Where are you heading next with your research?
We are continuing our efforts to find people with PKU who have become LTFU. We have successfully reached around half of the people we identified as being LTFU. Some LTFU patients were being followed by other centers or moved out of state.
We have had one-on-one meetings with many who were identified through the study. Several have already re-established clinical care and are trying some of the newer PKU treatments. We have also been able to re-educate some women who may wish to have a pregnancy about the risk of maternal PKU and the best way to assure a healthy pregnancy to a mother with PKU. Once we have exhausted efforts to contact patients, we will compile the data from the series of questions we asked, as well as discussion points from the focus groups, and prepare for publication in a medical journal.

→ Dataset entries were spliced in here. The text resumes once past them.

__global__ __launch_bounds__(1024) void order_scatter_kernel(PrepArgs A) {
  __shared__ int32_t cur[GAGG_MAX];
  __shared__ int32_t wsum[16];
  __shared__ int32_t carry;
  const int t = threadIdx.x, lane = t & 63, wave = t >> 6;
  const int T = A.T, G = A.G;
  if (t == 0) carry = 0;
  if (A.placement)
    for (int i = t; i < T; i += 1024) A.placement[i] = -1;
  if (A.csum)
    for (int i = t; i < A.Z * A.Z; i += 1024) {
      const int a = i / A.Z, z = i - a * A.Z;
      A.csum[i] = A.cost[a * A.Z + z] + A.cost[z * A.Z + a];
      A.bsum[i] = A.bw[a * A.Z + z] + A.bw[z * A.Z + a];
    }
  __syncthreads();
  for (int g0 = 0; g0 < G; g0 += 1024) {
    const int g = g0 + t;
    const int v = g < G ? A.off[g] : 0;
    int x = v;
#pragma unroll
    for (int o = 1; o < 64; o <<= 1) {
      const int y = __shfl_up(x, o);
      if (lane >= o) x += y;
    }
    if (lane == 63) wsum[wave] = x;
    __syncthreads();
    int pre = carry;
    for (int w = 0; w < wave; w++) pre += wsum[w];
    if (g < G) { A.off[g] = pre + x - v; cur[g] = pre + x - v; }
    __syncthreads();
    if (t == 1023) carry = pre + x;
    __syncthreads();
  }
  if (t == 0) A.off[G] = carry;
  constexpr int PS = 8;
  for (int i0 = 0; i0 < T; i0 += 1024 * PS) {
    int gv[PS];
    double dv[PS][4];
#pragma unroll
    for (int u = 0; u < PS; u++) {
      const int i = i0 + u * 1024 + t;
      gv[u] = i < T ? A.tg[i] : -1;
      if (A.sort_tasks && i < T) {
        dv[u][0] = A.dem[i]; dv[u][1] = A.dem[(size_t)T + i];
        dv[u][2] = A.dem[2 * (size_t)T + i]; dv[u][3] = A.dem[3 * (size_t)T + i];
      }
    }
#pragma unroll
    for (int u = 0; u < PS; u++) {
      const int i = i0 + u * 1024 + t;
      const int g = gv[u];
      if (i >= T || g < 0 || g >= G) continue;
      uint64_t key = 0;
      if (A.sort_tasks) {
        const double n = __builtin_sqrt(norm2_seq(dv[u][0], dv[u][1], dv[u][2], dv[u][3]));
        key = ~(uint64_t)__double_as_longlong(n);
      }
      const int pos = atomicAdd(&cur[g], 1);
      A.skey[pos] = key;
      A.sidx[pos] = i;
    }
  }
}
void launch_order_prep(const PrepArgs& a, hipStream_t st, hipEvent_t counted, bool scatter) {
  PVT_LAUNCH(order_count_kernel, dim3(1), dim3(1024), 0, st, a);
  if (counted) (void)hipEventRecord(counted, st);
  if (scatter) PVT_LAUNCH(order_scatter_kernel, dim3(1), dim3(1024), 0, st, a);
}

__device__ void lds_sort_pairs(uint64_t* k, int32_t* v, int n) {
  const int tid = threadIdx.x;
  if (n <= 128) {
    int r = 0;
    int32_t vi = 0;
    if (tid < n) {
      const uint64_t ki = k[tid];
      vi = v[tid];
      for (int j = 0; j < n; j++) {
        const uint64_t kj = k[j];
        r += (kj < ki || (kj == ki && v[j] < vi)) ? 1 : 0;
      }
    }
    __syncthreads();
    if (tid < n) v[r] = vi;
    __syncthreads();
    return;
  }
  int P = 2;
  while (P < n) P <<= 1;
  constexpr int EMAX = GSORT_MAX / 1024;
  const int E = (P + 1023) >> 10;
  uint64_t rk[EMAX];
  int32_t rv[EMAX];
#pragma unroll
  for (int m = 0; m < EMAX; m++) {
    const int i = m * 1024 + tid;
    rk[m] = (m < E && i < n) ? k[i] : ~0ull;
    rv[m] = (m < E && i < n) ? v[i] : (0x40000000 + i);
  }
  __syncthreads();
  const int P64 = min(P, 64);
  for (int size = 2; size <= P64; size <<= 1) {
    for (int stride = size >> 1; stride > 0 && (tid & ~63) < P; stride >>= 1) {
#pragma unroll
      for (int m = 0; m < EMAX; m++) {
        if (m >= E) continue;
        const int i = m * 1024 + tid;
        const uint32_t klo = (uint32_t)rk[m], khi = (uint32_t)(rk[m] >> 32);
        const uint64_t pk = ((uint64_t)(uint32_t)__shfl_xor((int)khi, stride) << 32) |
                            (uint32_t)__shfl_xor((int)klo, stride);
        const int32_t pv = __shfl_xor(rv[m], stride);
        const bool up = size == P64 || (i & size) == 0, low = (i & stride) == 0;
        const uint64_t kl = low ? rk[m] : pk, kh = low ? pk : rk[m];
        const int32_t vl = low ? rv[m] : pv, vh = low ? pv : rv[m];
        const bool gt = kl > kh || (kl == kh && vl > vh);
        if (gt == up) { rk[m] = pk; rv[m] = pv; }
      }
    }
  }
  if (P <= 64) {
#pragma unroll
    for (int m = 0; m < EMAX; m++) {
      const int i = m * 1024 + tid;
      if (m < E && i < n) v[i] = rv[m];
    }
    __syncthreads();
    return;
  }
  __shared__ uint64_t k2[GSORT_MAX];
  __shared__ int32_t v2[GSORT_MAX];
#pragma unroll
  for (int m = 0; m < EMAX; m++) {
    const int i = m * 1024 + tid;
    if (m < E && i < P) { k[i] = rk[m]; v[i] = rv[m]; }
  }
  __syncthreads();
  uint64_t* ka = k;
  int32_t* va = v;
  uint64_t* kb = k2;
  int32_t* vb = v2;
  for (int w = 64; w < P; w <<= 1) {
#pragma unroll
    for (int m = 0; m < EMAX; m++) {
      const int i = m * 1024 + tid;
      if (m >= E || i >= P) continue;
      const uint64_t key = ka[i];
      const int32_t val = va[i];
      const int base = i & ~(2 * w - 1), off = i - base;
      const bool left = off < w;
      const int ob = left ? base + w : base;
      int lo = 0, len = w;
      while (len > 0) {
        const int half = len >> 1, mid = lo + half;
        const uint64_t km = ka[ob + mid];
        const bool below = km < key || (km == key && va[ob + mid] < val);
        lo = below ? mid + 1 : lo;
        len = below ? len - half - 1 : half;
      }
      const int dest = base + (left ? off : off - w) + lo;
      kb[dest] = key;
      vb[dest] = val;
    }
    __syncthreads();
    uint64_t* tk = ka; ka = kb; kb = tk;
    int32_t* tv = va; va = vb; vb = tv;
  }
  if (va != v) {
    for (int i = tid; i < n; i += 1024) v[i] = va[i];
    __syncthreads();
  }
}

__global__ __launch_bounds__(1024) void group_sort_kernel(const int32_t* off, const uint64_t* skey,
                                                          const int32_t* sidx, int32_t* ord) {
  __shared__ uint64_t k[GSORT_MAX];
  __shared__ int32_t v[GSORT_MAX];
  const int a = off[blockIdx.x], n = off[blockIdx.x + 1] - a, tid = threadIdx.x;
  if (n <= 0 || n > GSORT_MAX) return;
  for (int i = tid; i < n; i += blockDim.x) { k[i] = skey[a + i]; v[i] = sidx[a + i]; }
  __syncthreads();
  lds_sort_pairs(k, v, n);
  for (int i = tid; i < n; i += blockDim.x) ord[a + i] = v[i];
}

__device__ void zone_window_block(const PrepArgs& A, const GatherOut& O, int j, int32_t* lds) {
  __shared__ uint32_t am[ZMAX], reach[ZMAX], gm_s;
  __shared__ int32_t cnt[2][16], nw_s;
  const int tid = threadIdx.x, Z = A.Z;
  ZoneWindows* W = O.zwin;
  if (tid < ZMAX) am[tid] = 0;
  if (tid == 0) { gm_s = 0; nw_s = 0; }
  __syncthreads();
  for (int i = tid; i < Z * Z; i += 1024) {
    const int a = i / Z, z = i - a * Z;
    if (A.cost[a * Z + z] + A.cost[z * Z + a] == 0.0) atomicOr(&am[a], 1u << z);
  }
  for (int g = tid; g < A.G; g += 1024) {
    const int a = A.ganc[g];
    if (a >= 0 && a < Z) atomicOr(&gm_s, 1u << a);
  }
  __syncthreads();
  if (tid < Z) reach[tid] = am[tid] | (1u << tid);
  __syncthreads();
  for (int it = 0; it < 5; it++) {
    uint32_t r = 0;
    if (tid < Z) {
      r = reach[tid];
      for (uint32_t m = r; m; m &= m - 1) r |= reach[__builtin_ctz(m)];
    }
    __syncthreads();
    if (tid < Z) reach[tid] = r;
    __syncthreads();
  }
  const uint32_t comp = reach[j];
  uint32_t U = 0;
  if ((comp & ((1u << j) - 1u)) == 0)
    for (uint32_t m = comp & gm_s; m; m &= m - 1) U |= am[__builtin_ctz(m)];
  if (tid == 0) W->U[j] = U;
  if (U == 0) return;
  int32_t* wid = lds;
  int32_t* wz = lds + ZW_M;
  compact_zone_window_t<ZW_M, 1024, 2>(O.zone, Z, U, 0, O.H, wid, wz, cnt, &nw_s);
  const int n = nw_s;
  ZoneWindow& w = W->w[j];
  bool bad = false;
  for (int p = tid; p < n; p += 1024) {
    const int h = wid[p];
    w.id[p] = h;
    w.z[p] = wz[p];
#pragma unroll
    for (int r = 0; r < 4; r++) {
      const double x = O.avail[(size_t)r * O.H + h];
      bad |= !(__builtin_fabs(x) <= 0x1p500);
      w.a[r][p] = x;
    }
  }
  bad = __syncthreads_or(bad);
  if (tid == 0) { w.n = n; w.bad = bad ? 1 : 0; }
}

#ifdef PVT_STAMPS
__device__ __forceinline__ uint64_t gstamp() {
  uint64_t t;
  __builtin_amdgcn_sched_barrier(0);
  asm volatile("s_memtime %0\n\ts_waitcnt lgkmcnt(0)" : "=s"(t)::"memory");
  __builtin_amdgcn_sched_barrier(0);
  return t;
}
#define GSTAMP(k) do { if (g == 0 && tid == 0 && O.stamps) { const uint64_t t_ = gstamp(); gph[k] = t_ - gtl; gtl = t_; } } while (0)
#else
#define GSTAMP(k) do {} while (0)
#endif

__global__ __launch_bounds__(1024) void group_sort_gather_kernel(PrepArgs A, GatherOut O) {
  __shared__ uint64_t k[GSORT_MAX];
  __shared__ int32_t v[GSORT_MAX];
  __shared__ int32_t fill, below_s;
  static_assert(sizeof(k) >= sizeof(int32_t) * (GCOMPACT_MAX + 1), "count table in k");
  if (blockIdx.x == 0) {
    order_count_body(A, reinterpret_cast<int32_t*>(k));
    return;
  }
  const int g = blockIdx.x - 1, tid = threadIdx.x, lane = tid & 63;
  const int T = A.T;
#ifdef PVT_STAMPS
  uint64_t gph[4] = {0, 0, 0, 0}, gtl = 0;
  if (g == 0 && tid == 0) gtl = gstamp();
#endif
  const int nmin = O.hmin ? ZW_MIN_PARTS : 0;
  if (g >= A.G + nmin) {
    zone_window_block(A, O, g - A.G - nmin, reinterpret_cast<int32_t*>(k));
    return;
  }
  if (g >= A.G) {
    __shared__ double red[16][4];
    const int pb = g - A.G, wave = tid >> 6;
    double m[4] = {DINF, DINF, DINF, DINF};
    constexpr int STEP = ZW_MIN_PARTS * 1024;
    for (int h0 = pb * 1024 + tid; h0 < O.H; h0 += 4 * STEP) {
      double x[4][4];
#pragma unroll
      for (int j = 0; j < 4; j++) {
        const int h = h0 + j * STEP;
#pragma unroll
        for (int r = 0; r < 4; r++) x[j][r] = h < O.H ? O.avail[(size_t)r * O.H + h] : DINF;
      }
#pragma unroll
      for (int j = 0; j < 4; j++)
#pragma unroll
        for (int r = 0; r < 4; r++) m[r] = fmin(m[r], x[j][r]);
    }
#pragma unroll
    for (int r = 0; r < 4; r++) {
      for (int off = 32; off > 0; off >>= 1) m[r] = fmin(m[r], __shfl_xor(m[r], off));
      if (lane == 0) red[wave][r] = m[r];
    }
    __syncthreads();
    if (tid < 4) {
      double x = red[0][tid];
      for (int w = 1; w < 16; w++) x = fmin(x, red[w][tid]);
      O.hmin[pb * 4 + tid] = x;
    }
    return;
  }
  if (g == 0 && A.csum)
    for (int i = tid; i < A.Z * A.Z; i += 1024) {
      const int a = i / A.Z, z = i - a * A.Z;
      A.csum[i] = A.cost[a * A.Z + z] + A.cost[z * A.Z + a];
      A.bsum[i] = A.bw[a * A.Z + z] + A.bw[z * A.Z + a];
    }
  if (tid == 0) { fill = 0; below_s = 0; }
  __syncthreads();
  GSTAMP(0);
  const uint64_t below = (lane == 0) ? 0ull : (~0ull >> (64 - lane));
  constexpr int PB = 8;
  for (int i0 = 0; i0 < T; i0 += 1024 * PB) {
    int gv[PB];
#pragma unroll
    for (int u = 0; u < PB; u++) {
      const int i = i0 + u * 1024 + tid;
      gv[u] = i < T ? A.tg[i] : -1;
    }
    uint64_t bal[PB];
    int tot = 0, lt = 0;
#pragma unroll
    for (int u = 0; u < PB; u++) {
      const int i = i0 + u * 1024 + tid;
      const bool mine = gv[u] == g;
      if (mine && A.placement) A.placement[i] = -1;
      bal[u] = __ballot(mine);
      tot += __popcll(bal[u]);
      lt += __popcll(__ballot(gv[u] >= 0 && gv[u] < g));
    }
    if (lane == 0 && lt) atomicAdd(&below_s, lt);
    if (tot == 0) continue;
    int b = 0;
    if (lane == 0) b = atomicAdd(&fill, tot);
    b = __shfl(b, 0);
    if (b + tot > GSORT_MAX) continue;
#pragma unroll
    for (int u = 0; u < PB; u++) {
      if (gv[u] == g) v[b + __popcll(bal[u] & below)] = i0 + u * 1024 + tid;
      b += __popcll(bal[u]);
    }
  }
  __syncthreads();
  const int n = fill;
  if (n > GSORT_MAX && tid == 0 && O.gcert) { O.gcert[g].bad = 2; O.gcert[g].n = n; }
  if (n > GSORT_MAX || n <= 0) return;
  for (int q = tid; q < n; q += 1024) {
    uint64_t key = 0;
    if (A.sort_tasks) {
      const int i = v[q];
      const double nn = __builtin_sqrt(norm2_seq(A.dem[i], A.dem[(size_t)T + i],
                                                 A.dem[2 * (size_t)T + i], A.dem[3 * (size_t)T + i]));
      key = ~(uint64_t)__double_as_longlong(nn);
    }
    k[q] = key;
  }
  __syncthreads();
  GSTAMP(1);
  lds_sort_pairs(k, v, n);
  GSTAMP(2);
  const int a = below_s;
  const int32_t anc = A.ganc[g];
  GroupCert* const gc = O.gcert ? O.gcert + g : nullptr;
  const int wave = __builtin_amdgcn_readfirstlane(tid >> 6);
  double gmx[4] = {-DINF, -DINF, -DINF, -DINF}, gmn[4] = {DINF, DINF, DINF, DINF};
  bool gbad = false;
  for (int i0 = 0; i0 < n; i0 += 1024) {
    const int i = i0 + tid;
    double d[4] = {0.0, 0.0, 0.0, 0.0};
    if (i < n) {
      const int p = a + i, t = v[i];
      O.ord[p] = t;
      if (O.order_out) O.order_out[p] = t;
      double* o = O.dem_ord + (size_t)p * 4;
      d[0] = A.dem[t]; d[1] = A.dem[(size_t)T + t]; d[2] = A.dem[2 * (size_t)T + t]; d[3] = A.dem[3 * (size_t)T + t];
      o[0] = d[0]; o[1] = d[1]; o[2] = d[2]; o[3] = d[3];
      O.anc_ord[p] = anc;
      O.grp_ord[p] = g;
    }
    if (gc && i0 + wave * 64 < n) {
#pragma unroll
      for (int r = 0; r < 4; r++) {
        const double f = readlane_d(d[r], 0);
        const double x = i < n ? d[r] : f;
        gbad |= !(__builtin_fabs(x) <= 0x1p500);
        gmx[r] = fmax(gmx[r], x);
        double m = f;
        if (__ballot(__double_as_longlong(x) != __double_as_longlong(f)) != 0) m = wave_min_d(x);
        gmn[r] = fmin(gmn[r], m);
        if (lane == 0) gc->smin[(i0 >> 6) + wave][r] = m;
      }
    }
  }
  if (gc) {
    double* red = reinterpret_cast<double*>(k);
#pragma unroll
    for (int r = 0; r < 4; r++) {
      const double f = readlane_d(gmx[r], 0);
      double m = f;
      if (__ballot(__double_as_longlong(gmx[r]) != __double_as_longlong(f)) != 0) m = wave_max_d(gmx[r]);
      if (lane == 0) { red[wave * 8 + r] = m; red[wave * 8 + 4 + r] = gmn[r]; }
    }
    gbad = __syncthreads_or(gbad);
    if (tid < 8) {
      double x = red[tid];
      for (int w = 1; w < 16; w++) x = tid < 4 ? fmax(x, red[w * 8 + tid]) : fmin(x, red[w * 8 + tid]);
      if (tid < 4) gc->mx[tid] = x; else gc->mn[tid - 4] = x;
    }
    if (tid == 0) { gc->bad = gbad ? 1 : 0; gc->n = n; }
  }
#ifdef PVT_STAMPS
  __syncthreads();
  GSTAMP(3);
  if (g == 0 && tid == 0 && O.stamps)
    for (int q = 0; q < 4; q++) atomicAdd((unsigned long long*)&O.stamps[16 + q], (unsigned long long)gph[q]);
#endif
}
void launch_group_sort_gather(const PrepArgs& a, const GatherOut& o, hipStream_t st) {
  const int extra = (o.hmin ? ZW_MIN_PARTS : 0) + (o.zwin ? a.Z : 0);
  PVT_LAUNCH(group_sort_gather_kernel, dim3(1 + a.G + extra), dim3(1024), 0, st, a, o);
}
void launch_group_sort(const int32_t* off, int G, const uint64_t* skey, const int32_t* sidx,
                       int32_t* ord, hipStream_t st) {
  PVT_LAUNCH(group_sort_kernel, dim3(G), dim3(1024), 0, st, off, skey, sidx, ord);
}

__global__ __launch_bounds__(256) void restore_hosts_kernel(double* avail, const double* avail0, int H,
                                                            const int32_t* hosts, int n) {
  const int i = blockIdx.x * 256 + threadIdx.x;
  if (i >= n) return;
  const int h = hosts[i];
  if (h < 0 || h >= H) return;
#pragma unroll
  for (int r = 0; r < 4; r++) avail[(size_t)r * H + h] = avail0[(size_t)r * H + h];
}
void launch_restore_hosts(double* avail, const double* avail0, int H, const int32_t* hosts, int n,
                          hipStream_t st) {
  if (n > 0) PVT_LAUNCH(restore_hosts_kernel, dim3((n + 255) / 256), dim3(256), 0, st, avail, avail0, H, hosts, n);
}

__global__ __launch_bounds__(256) void upload_kernel(const int4* src, int4* dst, int n16) {
  for (int i = blockIdx.x * 256 + threadIdx.x; i < n16; i += gridDim.x * 256) dst[i] = src[i];
}
void launch_upload(const void* src_mapped, void* dst, size_t bytes, hipStream_t st) {
  const int n16 = (int)((bytes + 15) / 16);
  if (n16 <= 0) return;
  const int blocks = std::min(64, (n16 + 255) / 256);
  PVT_LAUNCH(upload_kernel, dim3(blocks), dim3(256), 0, st,
                     reinterpret_cast<const int4*>(src_mapped), reinterpret_cast<int4*>(dst), n16);
}

__global__ void iota_kernel(int32_t* out, int n) {
  const int i = blockIdx.x * blockDim.x + threadIdx.x;
  if (i < n) out[i] = i;
}
void launch_iota(int32_t* out, int n, hipStream_t st) {
  PVT_LAUNCH(iota_kernel, dim3((n + 255) / 256), dim3(256), 0, st, out, n);
}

I am concurrently working on several other research studies focused on PKU, including two drug trials, a gene therapy trial, a neurocognitive and imaging study, a home Phe meter study, and a COVID-related survey.
What advice would you offer to other early stage investigators?
I would suggest finding a good mentor to work with and a strong study team. None of this work happens in a vacuum. Teamwork is imperative when balancing research studies and other work duties—in my case, patient care and education.
When I started working on clinical trials, I joined as a co-investigator to get a better understanding of the process and gain the experience to ultimately move on to a principal investigator role. I was fortunate to have mentors with tremendous experience who are motivated to train the next generation of investigators.
I have also been fortunate to have great collaborators, such as the dietitian who is working with me on the LTFU study. We have been able to work together to organize and navigate the many steps toward our end goal. The study team—including research assistants and coordinators—is also critical to the success of a project. I would advise early stage investigators to take initiative and create projects you find meaningful, as we did with this PHEFREE pilot study.
The Phenylalanine Families and Researchers Exploring Evidence (PHEFREE) Consortium is part of the Rare Diseases Clinical Research Network (RDCRN), which is funded by the National Institutes of Health (NIH) and led by the National Center for Advancing Translational Sciences (NCATS) through its Division of Rare Diseases Research Innovation (DRDRI). PHEFREE is funded under grant number U54HD100982 as a collaboration between NCATS, the Eunice Kennedy Shriver National Institute of Child Health and Human Development (NICHD), the National Institute of Neurological Disorders and Stroke (NINDS), and the Office of Dietary Supplements (ODS).